◆ **Instructions for the task**
Count, in the entries, the lines with "hipStreamCaptureStatusNone". Answer with the number only.

(Saved data entries)
########################################

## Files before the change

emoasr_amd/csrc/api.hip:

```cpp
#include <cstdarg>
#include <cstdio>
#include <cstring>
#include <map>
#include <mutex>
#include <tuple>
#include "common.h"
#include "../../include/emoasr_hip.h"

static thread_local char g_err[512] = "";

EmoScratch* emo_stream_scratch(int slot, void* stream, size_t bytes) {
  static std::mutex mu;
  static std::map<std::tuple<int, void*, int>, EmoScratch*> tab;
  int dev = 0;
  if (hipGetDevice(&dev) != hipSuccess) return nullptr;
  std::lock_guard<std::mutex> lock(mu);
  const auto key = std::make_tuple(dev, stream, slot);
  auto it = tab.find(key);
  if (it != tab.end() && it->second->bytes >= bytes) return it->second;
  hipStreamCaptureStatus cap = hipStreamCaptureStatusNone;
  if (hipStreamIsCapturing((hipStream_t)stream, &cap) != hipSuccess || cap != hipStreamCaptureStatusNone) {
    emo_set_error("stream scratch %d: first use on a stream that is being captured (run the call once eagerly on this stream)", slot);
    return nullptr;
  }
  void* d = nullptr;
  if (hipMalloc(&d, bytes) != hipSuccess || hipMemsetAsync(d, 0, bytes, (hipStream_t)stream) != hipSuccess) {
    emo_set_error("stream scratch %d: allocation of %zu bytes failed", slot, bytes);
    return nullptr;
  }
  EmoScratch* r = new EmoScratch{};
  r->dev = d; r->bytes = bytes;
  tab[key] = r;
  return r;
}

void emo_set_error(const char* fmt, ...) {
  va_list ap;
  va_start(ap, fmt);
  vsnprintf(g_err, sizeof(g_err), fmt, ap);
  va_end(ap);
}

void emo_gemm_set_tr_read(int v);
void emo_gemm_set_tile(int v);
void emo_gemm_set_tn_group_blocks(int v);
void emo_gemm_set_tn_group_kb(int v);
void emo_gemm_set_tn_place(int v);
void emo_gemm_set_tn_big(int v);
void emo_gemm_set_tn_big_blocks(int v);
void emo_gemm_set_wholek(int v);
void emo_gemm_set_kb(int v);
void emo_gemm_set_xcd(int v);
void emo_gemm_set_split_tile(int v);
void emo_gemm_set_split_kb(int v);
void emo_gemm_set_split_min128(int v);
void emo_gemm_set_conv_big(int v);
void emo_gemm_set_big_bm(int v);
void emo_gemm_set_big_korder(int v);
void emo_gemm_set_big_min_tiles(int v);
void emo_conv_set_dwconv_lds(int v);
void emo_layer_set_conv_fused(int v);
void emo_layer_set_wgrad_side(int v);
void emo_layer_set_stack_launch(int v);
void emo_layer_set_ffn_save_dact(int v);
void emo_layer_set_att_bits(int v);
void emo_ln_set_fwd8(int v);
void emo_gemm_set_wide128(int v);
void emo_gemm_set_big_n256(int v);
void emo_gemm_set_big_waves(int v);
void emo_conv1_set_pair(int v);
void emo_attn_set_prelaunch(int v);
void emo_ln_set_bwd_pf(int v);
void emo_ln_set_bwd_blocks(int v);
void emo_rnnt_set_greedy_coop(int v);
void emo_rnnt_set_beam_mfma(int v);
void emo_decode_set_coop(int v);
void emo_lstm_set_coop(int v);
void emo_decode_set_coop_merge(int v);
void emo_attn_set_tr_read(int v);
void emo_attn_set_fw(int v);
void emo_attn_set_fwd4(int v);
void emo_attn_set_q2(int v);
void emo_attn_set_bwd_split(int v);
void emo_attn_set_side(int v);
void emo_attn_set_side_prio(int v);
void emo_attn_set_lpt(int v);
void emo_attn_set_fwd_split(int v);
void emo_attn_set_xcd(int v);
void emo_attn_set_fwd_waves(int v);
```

########################################

◆ **Problem solution**
2